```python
def smoke():
    sys.path.insert(0, os.path.join(REPO, "tests"))
    from edlib_b200 import workloads
    from edlib_b200._ffi import EdlibLib, product_path
    lib = EdlibLib(product_path(), has_batch=True)
    assert lib.lib.edlibB200Available() == 1, "no CUDA device / kernels: the product has no CPU path"
    oracle = EdlibLib(os.path.join(REPO, "oracle", "liboracle.so"), prefix="oracle")
    target, reads = workloads.reads_vs_target(num_reads=512, read_len=150, target_len=100_000, seed=3)
# ... 16 lines not shown
```

edlib_b200/csrc/eb_common.h:

```cpp
#pragma once
#include <stdint.h>

#if defined(__CUDACC__)
#define EB_HD __host__ __device__ __forceinline__
#define EB_D __device__ __forceinline__
#else
#define EB_HD inline
#define EB_D inline
#endif

namespace eb {

struct U2 { uint32_t x, y; };

constexpr int KPOS = 4;

struct Rec {
    int best;
    int cnt;
    int last;
    int rsv;
    int pos[KPOS];
};

// ... 28 lines not shown
    int ncodes;
    const uint8_t* eqtab;
    int chunks;
    int chunkLen;
    int halo;
    Rec* recs;
    Ovf* ovf;
    int* ovfCount;
    int ovfCap;
    int prefixLen;
    int rangeMode;
};

struct K1WParams {
    const uint8_t* tcodes;
    const uint8_t* qcodes;
    const uint64_t* qoff;
    const int* qlen;
    const int* readList;
    const int* kInit;
    const int* winStart;
    const int* winLen;
    const int* trackFrom;
    int numReads;
    const int* countPtr;
    int checkAfter;
    int ncodes;
    const uint8_t* eqtab;
    WinRec* recs;
    Ovf* ovf;
    int* ovfCount;
    int ovfCap;
};

struct LJob {
    uint64_t qOff;
    uint64_t tOff;
    uint64_t matOff;
    int m, n;
    int kInit;
    int trackFrom;
};
struct LParams {
// ... 43 lines not shown
    U2* mat;
    int* colOut;
    Rec* recs;
    Ovf* ovf;
    int* ovfCount;
    int ovfCap;
};

struct PeqParams {
    const WJob* jobs;
    int numJobs;
    const uint8_t* qcodes;
    uint32_t* peq;
    int ncodes;
    const uint8_t* eqtab;
};

struct TbJob {
    uint64_t matOff;
    uint64_t qOff;
    uint64_t peqOff;
    uint64_t tOff;
    uint64_t outOff;
    int m, n, nWp;
    int rsv;
};
struct TbParams {
    const TbJob* jobs;
    int numJobs;
    const U2* mat;
// ... 72 lines not shown
    const int* qlen;
    const int* readList;
    int firstPair;
    const int* thr;
    int kBound, seedK;
    int numReads;
    int maxLen;
    int Ls;
    int Lidx, sigma, numKeys;
    const int* bucketStart;
    const int* positions;
    int maxBucket;
    int level;
    int spread;
    int* winPair;
    int* winK;
    int* winStart;
    int* winLen;
    int* winTf;
    int winCap;
    int* winCount;
    SeedPlan* plan;
};
struct Leftover {
    int pair;
    int excl;
    int bound;
};
enum RecState : int { REC_DONE = 100, REC_PENDING = 101 };
struct WinReduceParams {
// ... 172 lines not shown
```

edlib_b200/csrc/eb_core.h:

```cpp
#pragma once
#include <type_traits>

#include "eb_common.h"

#if defined(__CUDA_ARCH__)
#define EB_UNROLL _Pragma("unroll")
#else
#define EB_UNROLL
#endif

namespace eb {


EB_HD uint32_t funnel_l1(uint32_t lo, uint32_t hi) {
#if defined(__CUDA_ARCH__)
    return __funnelshift_l(lo, hi, 1);
#else
    return (hi << 1) | (lo >> 31);
#endif
}

EB_HD int popcount32(uint32_t v) {
#if defined(__CUDA_ARCH__)
    return __popc(v);
// ... 584 lines not shown
            EB_UNROLL
            for (int q = 0; q < 16; ++q) b.template column<false>(j + q, (cur.w[q >> 2] >> (8 * (q & 3))) & 255u);
        }
        for (; j + 15 <= hi; j += 16) {
            const Sym16 cur = v;
            if (j + 31 <= hi) v = load_sym16(tsyms + j + 16);
            EB_UNROLL
            for (int q = 0; q < 16; ++q) b.template column<true>(j + q, (cur.w[q >> 2] >> (8 * (q & 3))) & 255u);
        }
    }
    for (; j <= hi; ++j) b.template column<true>(j, tsyms[j]);
    bestIo = b.best;
    cntIo = b.cnt;
}
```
+++
**Exercise objective**
Could you reproduce every record above exactly as it stands?

**Task solution**
```python
def smoke():
    sys.path.insert(0, os.path.join(REPO, "tests"))
    from edlib_b200 import workloads
    from edlib_b200._ffi import EdlibLib, product_path
    lib = EdlibLib(product_path(), has_batch=True)
    assert lib.lib.edlibB200Available() == 1, "no CUDA device / kernels: the product has no CPU path"
    oracle = EdlibLib(os.path.join(REPO, "oracle", "liboracle.so"), prefix="oracle")
    target, reads = workloads.reads_vs_target(num_reads=512, read_len=150, target_len=100_000, seed=3)
# ... 16 lines not shown
```

edlib_b200/csrc/eb_common.h:

```cpp
#pragma once
#include <stdint.h>

#if defined(__CUDACC__)
#define EB_HD __host__ __device__ __forceinline__
#define EB_D __device__ __forceinline__
#else
#define EB_HD inline
#define EB_D inline
#endif

namespace eb {

struct U2 { uint32_t x, y; };

constexpr int KPOS = 4;

struct Rec {
    int best;
    int cnt;
    int last;
    int rsv;
    int pos[KPOS];
};

// ... 28 lines not shown
    int ncodes;
    const uint8_t* eqtab;
    int chunks;
    int chunkLen;
    int halo;
    Rec* recs;
    Ovf* ovf;
    int* ovfCount;
    int ovfCap;
    int prefixLen;
    int rangeMode;
};

struct K1WParams {
    const uint8_t* tcodes;
    const uint8_t* qcodes;
    const uint64_t* qoff;
    const int* qlen;
    const int* readList;
    const int* kInit;
    const int* winStart;
    const int* winLen;
    const int* trackFrom;
    int numReads;
    const int* countPtr;
    int checkAfter;
    int ncodes;
    const uint8_t* eqtab;
    WinRec* recs;
    Ovf* ovf;
    int* ovfCount;
    int ovfCap;
};

struct LJob {
    uint64_t qOff;
    uint64_t tOff;
    uint64_t matOff;
    int m, n;
    int kInit;
    int trackFrom;
};
struct LParams {
// ... 43 lines not shown
    U2* mat;
    int* colOut;
    Rec* recs;
    Ovf* ovf;
    int* ovfCount;
    int ovfCap;
};

struct PeqParams {
    const WJob* jobs;
    int numJobs;
    const uint8_t* qcodes;
    uint32_t* peq;
    int ncodes;
    const uint8_t* eqtab;
};

struct TbJob {
    uint64_t matOff;
    uint64_t qOff;
    uint64_t peqOff;
    uint64_t tOff;
    uint64_t outOff;
    int m, n, nWp;
    int rsv;
};
struct TbParams {
    const TbJob* jobs;
    int numJobs;
    const U2* mat;
// ... 72 lines not shown
    const int* qlen;
    const int* readList;
    int firstPair;
    const int* thr;
    int kBound, seedK;
    int numReads;
    int maxLen;
    int Ls;
    int Lidx, sigma, numKeys;
    const int* bucketStart;
    const int* positions;
    int maxBucket;
    int level;
    int spread;
    int* winPair;
    int* winK;
    int* winStart;
    int* winLen;
    int* winTf;
    int winCap;
    int* winCount;
    SeedPlan* plan;
};
struct Leftover {
    int pair;
    int excl;
    int bound;
};
enum RecState : int { REC_DONE = 100, REC_PENDING = 101 };
struct WinReduceParams {
// ... 172 lines not shown
```

edlib_b200/csrc/eb_core.h:

```cpp
#pragma once
#include <type_traits>

#include "eb_common.h"

#if defined(__CUDA_ARCH__)
#define EB_UNROLL _Pragma("unroll")
#else
#define EB_UNROLL
#endif

namespace eb {


EB_HD uint32_t funnel_l1(uint32_t lo, uint32_t hi) {
#if defined(__CUDA_ARCH__)
    return __funnelshift_l(lo, hi, 1);
#else
    return (hi << 1) | (lo >> 31);
#endif
}

EB_HD int popcount32(uint32_t v) {
#if defined(__CUDA_ARCH__)
    return __popc(v);
// ... 584 lines not shown
            EB_UNROLL
            for (int q = 0; q < 16; ++q) b.template column<false>(j + q, (cur.w[q >> 2] >> (8 * (q & 3))) & 255u);
        }
        for (; j + 15 <= hi; j += 16) {
            const Sym16 cur = v;
            if (j + 31 <= hi) v = load_sym16(tsyms + j + 16);
            EB_UNROLL
            for (int q = 0; q < 16; ++q) b.template column<true>(j + q, (cur.w[q >> 2] >> (8 * (q & 3))) & 255u);
        }
    }
    for (; j <= hi; ++j) b.template column<true>(j, tsyms[j]);
    bestIo = b.best;
    cntIo = b.cnt;
}
```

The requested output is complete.